### What the task asks:
Identify, in the records below, every line where the string "inline" appears, and copy each such line.

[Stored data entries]
************

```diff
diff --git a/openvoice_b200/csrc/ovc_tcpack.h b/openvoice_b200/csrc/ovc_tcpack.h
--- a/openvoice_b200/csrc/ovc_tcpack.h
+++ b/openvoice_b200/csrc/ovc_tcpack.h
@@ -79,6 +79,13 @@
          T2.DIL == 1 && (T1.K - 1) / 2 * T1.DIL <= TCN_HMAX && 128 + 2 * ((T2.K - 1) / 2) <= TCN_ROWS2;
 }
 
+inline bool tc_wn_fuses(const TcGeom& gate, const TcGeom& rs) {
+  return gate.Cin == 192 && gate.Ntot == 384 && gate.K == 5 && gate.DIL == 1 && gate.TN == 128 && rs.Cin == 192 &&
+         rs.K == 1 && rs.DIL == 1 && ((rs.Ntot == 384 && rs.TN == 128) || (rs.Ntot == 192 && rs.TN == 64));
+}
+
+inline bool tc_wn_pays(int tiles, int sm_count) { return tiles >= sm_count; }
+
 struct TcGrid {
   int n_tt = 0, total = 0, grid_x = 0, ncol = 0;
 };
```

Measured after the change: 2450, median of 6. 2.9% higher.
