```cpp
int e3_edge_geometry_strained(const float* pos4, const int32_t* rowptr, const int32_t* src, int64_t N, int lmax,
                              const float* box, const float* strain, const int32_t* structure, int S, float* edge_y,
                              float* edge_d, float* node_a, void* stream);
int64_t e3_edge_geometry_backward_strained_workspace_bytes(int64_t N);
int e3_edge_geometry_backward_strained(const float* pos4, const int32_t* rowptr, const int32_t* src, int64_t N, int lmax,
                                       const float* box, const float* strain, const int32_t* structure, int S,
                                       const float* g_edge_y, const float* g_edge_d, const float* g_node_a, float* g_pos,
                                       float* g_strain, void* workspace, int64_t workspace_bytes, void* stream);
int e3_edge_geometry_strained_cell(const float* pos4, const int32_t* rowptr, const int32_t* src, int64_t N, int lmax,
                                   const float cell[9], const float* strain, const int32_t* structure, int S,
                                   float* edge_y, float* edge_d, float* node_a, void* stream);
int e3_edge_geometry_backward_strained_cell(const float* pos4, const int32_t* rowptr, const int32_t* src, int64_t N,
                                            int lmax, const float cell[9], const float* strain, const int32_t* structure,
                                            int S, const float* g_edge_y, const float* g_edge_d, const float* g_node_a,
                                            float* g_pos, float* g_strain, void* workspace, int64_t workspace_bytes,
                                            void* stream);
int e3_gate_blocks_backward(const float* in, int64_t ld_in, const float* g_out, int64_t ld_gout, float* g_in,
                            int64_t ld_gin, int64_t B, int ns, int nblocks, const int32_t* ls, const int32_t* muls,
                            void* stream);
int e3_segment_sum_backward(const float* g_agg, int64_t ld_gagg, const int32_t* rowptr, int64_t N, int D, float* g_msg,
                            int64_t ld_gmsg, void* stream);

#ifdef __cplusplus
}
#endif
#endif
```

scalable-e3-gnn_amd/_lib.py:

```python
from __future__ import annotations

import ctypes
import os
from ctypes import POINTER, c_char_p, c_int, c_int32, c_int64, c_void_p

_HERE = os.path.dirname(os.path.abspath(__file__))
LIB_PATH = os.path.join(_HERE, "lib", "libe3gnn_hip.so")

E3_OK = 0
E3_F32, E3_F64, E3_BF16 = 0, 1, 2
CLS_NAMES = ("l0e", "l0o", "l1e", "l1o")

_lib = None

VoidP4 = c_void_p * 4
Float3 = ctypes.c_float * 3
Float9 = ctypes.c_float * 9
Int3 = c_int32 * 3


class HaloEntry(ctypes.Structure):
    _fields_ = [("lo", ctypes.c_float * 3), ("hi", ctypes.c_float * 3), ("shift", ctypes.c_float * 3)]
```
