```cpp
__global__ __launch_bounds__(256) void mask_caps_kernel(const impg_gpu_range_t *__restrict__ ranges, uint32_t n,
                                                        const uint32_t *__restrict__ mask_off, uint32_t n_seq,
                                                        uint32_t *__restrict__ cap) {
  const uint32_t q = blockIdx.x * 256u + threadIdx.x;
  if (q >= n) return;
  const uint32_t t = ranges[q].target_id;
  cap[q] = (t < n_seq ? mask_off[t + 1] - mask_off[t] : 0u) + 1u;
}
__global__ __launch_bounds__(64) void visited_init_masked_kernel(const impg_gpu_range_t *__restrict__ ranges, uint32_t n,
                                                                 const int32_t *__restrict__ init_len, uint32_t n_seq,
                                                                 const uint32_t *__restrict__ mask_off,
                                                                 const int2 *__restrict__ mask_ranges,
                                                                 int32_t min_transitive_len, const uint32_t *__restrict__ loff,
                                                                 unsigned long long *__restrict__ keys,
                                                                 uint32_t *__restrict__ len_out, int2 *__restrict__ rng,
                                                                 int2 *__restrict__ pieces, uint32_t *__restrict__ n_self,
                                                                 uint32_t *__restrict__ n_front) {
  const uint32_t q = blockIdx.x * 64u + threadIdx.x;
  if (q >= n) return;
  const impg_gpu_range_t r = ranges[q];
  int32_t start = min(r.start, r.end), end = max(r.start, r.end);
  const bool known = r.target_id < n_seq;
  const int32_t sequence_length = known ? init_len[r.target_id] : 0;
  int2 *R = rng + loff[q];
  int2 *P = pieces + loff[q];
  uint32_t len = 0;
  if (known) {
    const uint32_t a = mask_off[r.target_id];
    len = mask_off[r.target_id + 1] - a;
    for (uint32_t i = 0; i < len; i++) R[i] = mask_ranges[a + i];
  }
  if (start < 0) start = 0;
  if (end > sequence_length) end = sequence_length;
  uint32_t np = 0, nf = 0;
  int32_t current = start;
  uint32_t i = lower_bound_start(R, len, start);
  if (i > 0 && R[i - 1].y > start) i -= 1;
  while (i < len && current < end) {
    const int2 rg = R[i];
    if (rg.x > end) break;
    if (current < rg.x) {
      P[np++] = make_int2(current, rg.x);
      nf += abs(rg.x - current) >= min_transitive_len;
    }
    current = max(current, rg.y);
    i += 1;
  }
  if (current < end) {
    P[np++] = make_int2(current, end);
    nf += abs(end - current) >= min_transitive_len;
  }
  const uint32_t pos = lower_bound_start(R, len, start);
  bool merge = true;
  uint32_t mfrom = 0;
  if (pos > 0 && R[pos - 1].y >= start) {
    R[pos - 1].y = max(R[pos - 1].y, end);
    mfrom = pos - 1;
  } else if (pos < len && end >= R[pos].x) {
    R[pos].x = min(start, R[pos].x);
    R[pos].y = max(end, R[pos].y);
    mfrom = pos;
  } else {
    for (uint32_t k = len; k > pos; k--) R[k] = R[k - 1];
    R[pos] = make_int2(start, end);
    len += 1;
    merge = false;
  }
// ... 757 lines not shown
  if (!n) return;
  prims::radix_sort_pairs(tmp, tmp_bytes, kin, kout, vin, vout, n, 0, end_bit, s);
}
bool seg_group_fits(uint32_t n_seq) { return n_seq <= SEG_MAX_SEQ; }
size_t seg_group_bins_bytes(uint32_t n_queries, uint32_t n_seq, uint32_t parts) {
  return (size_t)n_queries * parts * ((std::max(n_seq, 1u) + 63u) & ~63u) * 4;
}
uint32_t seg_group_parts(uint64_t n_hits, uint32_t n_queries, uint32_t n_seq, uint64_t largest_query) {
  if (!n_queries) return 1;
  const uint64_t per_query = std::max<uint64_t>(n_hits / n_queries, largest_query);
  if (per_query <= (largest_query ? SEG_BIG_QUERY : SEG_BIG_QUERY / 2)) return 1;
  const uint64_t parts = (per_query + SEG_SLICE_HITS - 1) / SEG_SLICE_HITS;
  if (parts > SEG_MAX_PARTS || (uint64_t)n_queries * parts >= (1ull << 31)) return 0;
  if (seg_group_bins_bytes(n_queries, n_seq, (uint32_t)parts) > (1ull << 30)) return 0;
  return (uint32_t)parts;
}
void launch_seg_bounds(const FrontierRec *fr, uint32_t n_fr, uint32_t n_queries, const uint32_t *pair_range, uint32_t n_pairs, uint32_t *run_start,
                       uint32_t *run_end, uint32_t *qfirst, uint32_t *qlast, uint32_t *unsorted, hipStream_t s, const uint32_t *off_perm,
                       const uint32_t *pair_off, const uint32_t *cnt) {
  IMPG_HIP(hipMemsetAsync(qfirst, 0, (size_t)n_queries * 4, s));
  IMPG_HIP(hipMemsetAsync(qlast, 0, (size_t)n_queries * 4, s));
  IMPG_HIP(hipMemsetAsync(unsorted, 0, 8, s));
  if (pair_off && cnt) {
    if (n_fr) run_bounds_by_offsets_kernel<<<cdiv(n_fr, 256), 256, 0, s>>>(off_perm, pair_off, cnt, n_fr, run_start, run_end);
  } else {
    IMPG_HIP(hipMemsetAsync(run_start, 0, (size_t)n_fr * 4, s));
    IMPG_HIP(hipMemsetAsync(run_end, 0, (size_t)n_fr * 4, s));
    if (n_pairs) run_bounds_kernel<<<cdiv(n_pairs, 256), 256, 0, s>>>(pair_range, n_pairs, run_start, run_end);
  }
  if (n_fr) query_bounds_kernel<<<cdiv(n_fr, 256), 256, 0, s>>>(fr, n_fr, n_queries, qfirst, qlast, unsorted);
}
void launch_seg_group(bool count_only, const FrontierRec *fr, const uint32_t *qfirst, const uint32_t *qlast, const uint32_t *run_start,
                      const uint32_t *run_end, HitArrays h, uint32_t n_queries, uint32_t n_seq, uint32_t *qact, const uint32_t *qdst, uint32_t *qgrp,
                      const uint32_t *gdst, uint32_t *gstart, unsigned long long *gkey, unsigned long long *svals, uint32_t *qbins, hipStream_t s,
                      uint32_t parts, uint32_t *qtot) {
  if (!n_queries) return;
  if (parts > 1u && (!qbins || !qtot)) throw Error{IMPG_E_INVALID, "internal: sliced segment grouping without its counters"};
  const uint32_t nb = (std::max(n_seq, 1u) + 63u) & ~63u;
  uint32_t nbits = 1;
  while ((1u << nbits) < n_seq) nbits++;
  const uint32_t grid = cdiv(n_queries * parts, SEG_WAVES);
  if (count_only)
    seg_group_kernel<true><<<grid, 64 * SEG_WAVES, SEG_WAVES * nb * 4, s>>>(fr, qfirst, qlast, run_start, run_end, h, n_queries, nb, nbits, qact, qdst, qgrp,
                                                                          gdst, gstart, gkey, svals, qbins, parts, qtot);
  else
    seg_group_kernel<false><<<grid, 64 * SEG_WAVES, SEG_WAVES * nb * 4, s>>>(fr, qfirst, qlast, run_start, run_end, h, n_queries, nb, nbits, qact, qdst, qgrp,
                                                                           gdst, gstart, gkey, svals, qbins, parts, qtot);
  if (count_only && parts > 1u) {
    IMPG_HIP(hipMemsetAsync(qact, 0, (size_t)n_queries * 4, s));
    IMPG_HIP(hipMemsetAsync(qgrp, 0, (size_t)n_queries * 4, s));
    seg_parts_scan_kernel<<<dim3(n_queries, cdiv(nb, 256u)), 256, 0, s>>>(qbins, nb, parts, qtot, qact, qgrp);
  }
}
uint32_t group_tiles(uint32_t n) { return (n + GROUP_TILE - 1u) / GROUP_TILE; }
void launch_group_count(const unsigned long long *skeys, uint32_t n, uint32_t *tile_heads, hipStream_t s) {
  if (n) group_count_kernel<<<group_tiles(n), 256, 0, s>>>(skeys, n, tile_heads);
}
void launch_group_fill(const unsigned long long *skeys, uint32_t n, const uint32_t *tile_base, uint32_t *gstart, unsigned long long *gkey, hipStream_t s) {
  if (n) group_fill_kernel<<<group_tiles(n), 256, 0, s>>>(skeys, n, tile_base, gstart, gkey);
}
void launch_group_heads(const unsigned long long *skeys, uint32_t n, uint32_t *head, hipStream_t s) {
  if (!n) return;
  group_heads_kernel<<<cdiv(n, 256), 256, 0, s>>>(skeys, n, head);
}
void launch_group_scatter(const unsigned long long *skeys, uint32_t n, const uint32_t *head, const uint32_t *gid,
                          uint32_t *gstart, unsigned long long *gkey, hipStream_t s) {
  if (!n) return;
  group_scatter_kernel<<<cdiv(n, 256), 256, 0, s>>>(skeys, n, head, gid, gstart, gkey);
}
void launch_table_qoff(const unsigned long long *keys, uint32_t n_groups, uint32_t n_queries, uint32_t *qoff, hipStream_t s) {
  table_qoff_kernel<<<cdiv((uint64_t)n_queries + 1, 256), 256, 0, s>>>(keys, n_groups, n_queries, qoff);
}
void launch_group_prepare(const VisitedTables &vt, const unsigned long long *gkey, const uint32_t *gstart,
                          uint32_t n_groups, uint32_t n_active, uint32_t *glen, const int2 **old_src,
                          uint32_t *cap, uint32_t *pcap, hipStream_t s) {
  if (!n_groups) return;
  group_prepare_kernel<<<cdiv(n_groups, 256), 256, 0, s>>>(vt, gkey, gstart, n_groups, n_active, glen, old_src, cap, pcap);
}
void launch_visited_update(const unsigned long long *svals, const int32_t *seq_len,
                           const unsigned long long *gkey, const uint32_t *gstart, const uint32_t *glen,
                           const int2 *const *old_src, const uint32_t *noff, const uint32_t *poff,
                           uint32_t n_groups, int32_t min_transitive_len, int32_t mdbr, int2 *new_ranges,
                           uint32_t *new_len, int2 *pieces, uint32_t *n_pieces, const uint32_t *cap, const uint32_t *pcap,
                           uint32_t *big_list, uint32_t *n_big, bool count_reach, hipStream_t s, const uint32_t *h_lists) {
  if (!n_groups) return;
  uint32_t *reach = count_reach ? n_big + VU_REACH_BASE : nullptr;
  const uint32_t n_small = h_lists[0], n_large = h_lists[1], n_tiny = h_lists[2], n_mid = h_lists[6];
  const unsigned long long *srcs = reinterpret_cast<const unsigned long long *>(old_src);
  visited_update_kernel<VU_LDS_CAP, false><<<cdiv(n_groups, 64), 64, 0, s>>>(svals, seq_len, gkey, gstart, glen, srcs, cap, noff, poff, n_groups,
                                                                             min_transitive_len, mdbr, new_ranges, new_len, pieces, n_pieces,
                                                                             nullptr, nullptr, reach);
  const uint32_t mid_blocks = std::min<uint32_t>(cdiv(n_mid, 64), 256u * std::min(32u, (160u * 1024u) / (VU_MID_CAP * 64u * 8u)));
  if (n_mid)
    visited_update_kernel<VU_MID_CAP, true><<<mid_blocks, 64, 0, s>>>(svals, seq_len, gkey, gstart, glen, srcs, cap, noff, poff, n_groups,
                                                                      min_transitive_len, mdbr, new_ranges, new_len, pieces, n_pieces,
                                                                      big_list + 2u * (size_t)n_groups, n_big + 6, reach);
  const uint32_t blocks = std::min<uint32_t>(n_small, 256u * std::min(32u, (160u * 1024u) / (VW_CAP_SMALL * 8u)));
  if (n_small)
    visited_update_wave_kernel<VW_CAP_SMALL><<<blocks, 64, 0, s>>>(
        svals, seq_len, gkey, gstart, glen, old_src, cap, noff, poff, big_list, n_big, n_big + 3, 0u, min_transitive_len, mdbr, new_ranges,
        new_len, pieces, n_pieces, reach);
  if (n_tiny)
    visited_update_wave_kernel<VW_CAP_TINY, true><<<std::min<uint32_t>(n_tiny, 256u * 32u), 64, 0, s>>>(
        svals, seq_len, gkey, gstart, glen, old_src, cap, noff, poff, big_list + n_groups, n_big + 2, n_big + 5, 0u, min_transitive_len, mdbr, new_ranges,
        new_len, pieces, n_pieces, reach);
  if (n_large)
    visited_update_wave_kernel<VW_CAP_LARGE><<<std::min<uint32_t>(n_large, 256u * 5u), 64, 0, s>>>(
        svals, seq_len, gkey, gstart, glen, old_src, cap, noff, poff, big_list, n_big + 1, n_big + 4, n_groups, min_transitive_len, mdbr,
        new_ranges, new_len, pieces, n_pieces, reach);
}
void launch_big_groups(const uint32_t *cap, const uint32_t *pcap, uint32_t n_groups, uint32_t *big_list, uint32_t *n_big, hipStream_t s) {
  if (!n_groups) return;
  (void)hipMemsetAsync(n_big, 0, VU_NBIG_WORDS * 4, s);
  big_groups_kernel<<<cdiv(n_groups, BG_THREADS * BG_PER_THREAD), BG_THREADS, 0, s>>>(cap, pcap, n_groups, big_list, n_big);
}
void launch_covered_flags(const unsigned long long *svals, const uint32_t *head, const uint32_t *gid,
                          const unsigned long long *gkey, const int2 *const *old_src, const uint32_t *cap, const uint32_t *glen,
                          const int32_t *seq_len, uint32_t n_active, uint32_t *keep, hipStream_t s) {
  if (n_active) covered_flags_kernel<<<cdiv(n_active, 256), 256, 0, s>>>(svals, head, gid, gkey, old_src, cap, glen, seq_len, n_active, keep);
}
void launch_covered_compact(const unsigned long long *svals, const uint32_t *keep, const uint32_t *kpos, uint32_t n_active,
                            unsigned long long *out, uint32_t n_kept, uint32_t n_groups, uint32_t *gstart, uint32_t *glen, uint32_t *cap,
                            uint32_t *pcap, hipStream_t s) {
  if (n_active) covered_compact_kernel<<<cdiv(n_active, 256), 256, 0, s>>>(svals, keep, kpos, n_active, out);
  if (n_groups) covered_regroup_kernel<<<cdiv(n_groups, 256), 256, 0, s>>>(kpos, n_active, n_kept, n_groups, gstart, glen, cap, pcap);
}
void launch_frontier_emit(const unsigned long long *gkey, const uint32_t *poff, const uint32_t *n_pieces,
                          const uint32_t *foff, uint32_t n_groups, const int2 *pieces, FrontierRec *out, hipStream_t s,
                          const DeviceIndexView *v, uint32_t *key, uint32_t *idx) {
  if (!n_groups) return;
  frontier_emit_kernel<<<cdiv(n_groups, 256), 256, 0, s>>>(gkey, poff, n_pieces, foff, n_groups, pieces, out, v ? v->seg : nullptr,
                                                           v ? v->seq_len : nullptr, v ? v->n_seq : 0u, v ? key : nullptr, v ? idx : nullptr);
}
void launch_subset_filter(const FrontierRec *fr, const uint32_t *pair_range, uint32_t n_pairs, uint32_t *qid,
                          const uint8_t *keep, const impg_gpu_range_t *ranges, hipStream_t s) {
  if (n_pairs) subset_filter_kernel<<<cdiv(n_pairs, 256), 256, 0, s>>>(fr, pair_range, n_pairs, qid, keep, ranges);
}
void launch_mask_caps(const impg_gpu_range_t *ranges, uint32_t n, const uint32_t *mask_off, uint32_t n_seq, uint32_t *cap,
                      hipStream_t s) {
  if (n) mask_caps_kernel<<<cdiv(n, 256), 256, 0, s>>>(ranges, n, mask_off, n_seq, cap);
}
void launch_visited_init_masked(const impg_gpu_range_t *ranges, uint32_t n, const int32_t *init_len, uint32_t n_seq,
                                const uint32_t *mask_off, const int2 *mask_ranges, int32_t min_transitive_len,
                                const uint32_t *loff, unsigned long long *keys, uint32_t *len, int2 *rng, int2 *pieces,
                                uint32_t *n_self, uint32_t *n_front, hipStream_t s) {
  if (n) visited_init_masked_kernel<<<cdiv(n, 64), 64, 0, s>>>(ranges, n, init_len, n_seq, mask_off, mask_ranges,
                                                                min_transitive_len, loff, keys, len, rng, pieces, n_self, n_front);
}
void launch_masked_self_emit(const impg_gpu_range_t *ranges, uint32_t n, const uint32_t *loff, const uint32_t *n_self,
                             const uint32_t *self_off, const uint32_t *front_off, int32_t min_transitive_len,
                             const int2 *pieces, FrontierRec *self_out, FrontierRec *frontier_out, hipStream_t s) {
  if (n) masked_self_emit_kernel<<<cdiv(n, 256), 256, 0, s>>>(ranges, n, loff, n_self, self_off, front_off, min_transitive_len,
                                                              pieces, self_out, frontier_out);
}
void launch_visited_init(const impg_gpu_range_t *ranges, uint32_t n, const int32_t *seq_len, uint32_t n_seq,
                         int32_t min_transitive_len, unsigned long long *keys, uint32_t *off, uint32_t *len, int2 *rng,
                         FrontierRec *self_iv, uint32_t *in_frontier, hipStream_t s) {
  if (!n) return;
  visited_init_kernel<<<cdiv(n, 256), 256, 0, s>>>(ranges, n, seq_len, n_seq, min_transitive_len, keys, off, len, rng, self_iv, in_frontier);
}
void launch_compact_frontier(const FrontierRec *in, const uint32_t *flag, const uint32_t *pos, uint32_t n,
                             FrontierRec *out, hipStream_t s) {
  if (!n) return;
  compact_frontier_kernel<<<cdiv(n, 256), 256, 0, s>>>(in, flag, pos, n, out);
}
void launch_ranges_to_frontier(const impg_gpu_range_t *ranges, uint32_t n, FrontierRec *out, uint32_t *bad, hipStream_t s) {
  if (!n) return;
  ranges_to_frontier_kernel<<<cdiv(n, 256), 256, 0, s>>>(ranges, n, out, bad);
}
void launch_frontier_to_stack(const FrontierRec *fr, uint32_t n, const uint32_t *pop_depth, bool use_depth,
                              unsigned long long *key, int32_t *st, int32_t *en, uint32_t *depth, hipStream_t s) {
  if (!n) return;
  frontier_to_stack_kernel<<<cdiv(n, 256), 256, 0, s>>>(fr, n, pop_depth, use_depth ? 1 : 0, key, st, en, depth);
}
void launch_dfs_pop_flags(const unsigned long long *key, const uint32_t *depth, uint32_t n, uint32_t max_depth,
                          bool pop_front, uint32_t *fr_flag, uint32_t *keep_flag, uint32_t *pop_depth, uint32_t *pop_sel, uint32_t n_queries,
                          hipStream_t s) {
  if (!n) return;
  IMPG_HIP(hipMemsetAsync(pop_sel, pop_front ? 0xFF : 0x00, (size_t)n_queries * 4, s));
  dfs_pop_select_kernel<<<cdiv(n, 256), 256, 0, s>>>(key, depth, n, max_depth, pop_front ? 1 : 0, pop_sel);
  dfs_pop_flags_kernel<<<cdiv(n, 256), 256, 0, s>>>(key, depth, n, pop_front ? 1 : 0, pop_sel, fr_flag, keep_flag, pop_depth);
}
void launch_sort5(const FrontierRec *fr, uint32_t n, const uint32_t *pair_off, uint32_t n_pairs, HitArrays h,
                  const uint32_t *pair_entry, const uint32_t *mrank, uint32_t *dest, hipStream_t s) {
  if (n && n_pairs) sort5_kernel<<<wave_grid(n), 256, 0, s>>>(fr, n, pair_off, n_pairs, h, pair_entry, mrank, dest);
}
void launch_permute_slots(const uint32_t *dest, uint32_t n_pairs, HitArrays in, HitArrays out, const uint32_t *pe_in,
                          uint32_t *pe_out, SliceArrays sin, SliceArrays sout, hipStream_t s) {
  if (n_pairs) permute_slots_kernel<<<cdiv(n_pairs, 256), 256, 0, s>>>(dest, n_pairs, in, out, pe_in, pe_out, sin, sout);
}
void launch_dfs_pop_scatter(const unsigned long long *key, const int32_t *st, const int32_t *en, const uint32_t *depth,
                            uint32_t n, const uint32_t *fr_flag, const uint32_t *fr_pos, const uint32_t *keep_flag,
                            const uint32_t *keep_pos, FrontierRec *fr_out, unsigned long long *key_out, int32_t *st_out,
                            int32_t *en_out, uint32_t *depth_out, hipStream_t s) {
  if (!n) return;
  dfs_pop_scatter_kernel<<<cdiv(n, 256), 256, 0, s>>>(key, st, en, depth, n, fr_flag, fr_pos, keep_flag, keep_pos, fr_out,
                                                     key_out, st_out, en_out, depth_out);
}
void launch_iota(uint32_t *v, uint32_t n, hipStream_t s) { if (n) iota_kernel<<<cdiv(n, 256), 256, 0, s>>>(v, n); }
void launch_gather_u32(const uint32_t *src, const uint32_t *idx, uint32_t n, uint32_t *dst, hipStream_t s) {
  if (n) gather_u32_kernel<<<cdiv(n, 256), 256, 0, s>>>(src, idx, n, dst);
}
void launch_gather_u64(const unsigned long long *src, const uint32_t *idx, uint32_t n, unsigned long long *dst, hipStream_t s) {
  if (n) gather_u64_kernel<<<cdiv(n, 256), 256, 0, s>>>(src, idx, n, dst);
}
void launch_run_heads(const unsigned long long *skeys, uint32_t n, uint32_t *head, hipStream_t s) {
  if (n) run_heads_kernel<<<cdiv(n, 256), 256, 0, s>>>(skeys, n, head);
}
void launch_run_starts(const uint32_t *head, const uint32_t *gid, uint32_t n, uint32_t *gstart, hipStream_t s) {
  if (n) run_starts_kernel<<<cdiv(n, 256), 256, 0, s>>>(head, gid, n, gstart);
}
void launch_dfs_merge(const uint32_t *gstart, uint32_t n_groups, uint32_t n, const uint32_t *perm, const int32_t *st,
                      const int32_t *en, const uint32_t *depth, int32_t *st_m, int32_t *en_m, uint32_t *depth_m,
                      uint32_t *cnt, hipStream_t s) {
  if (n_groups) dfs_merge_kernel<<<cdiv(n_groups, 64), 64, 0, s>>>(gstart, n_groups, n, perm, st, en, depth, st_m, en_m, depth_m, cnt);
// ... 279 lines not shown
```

************

### Response:
+inline bool tc_wn_fuses(const TcGeom& gate, const TcGeom& rs) {
+inline bool tc_wn_pays(int tiles, int sm_count) { return tiles >= sm_count; }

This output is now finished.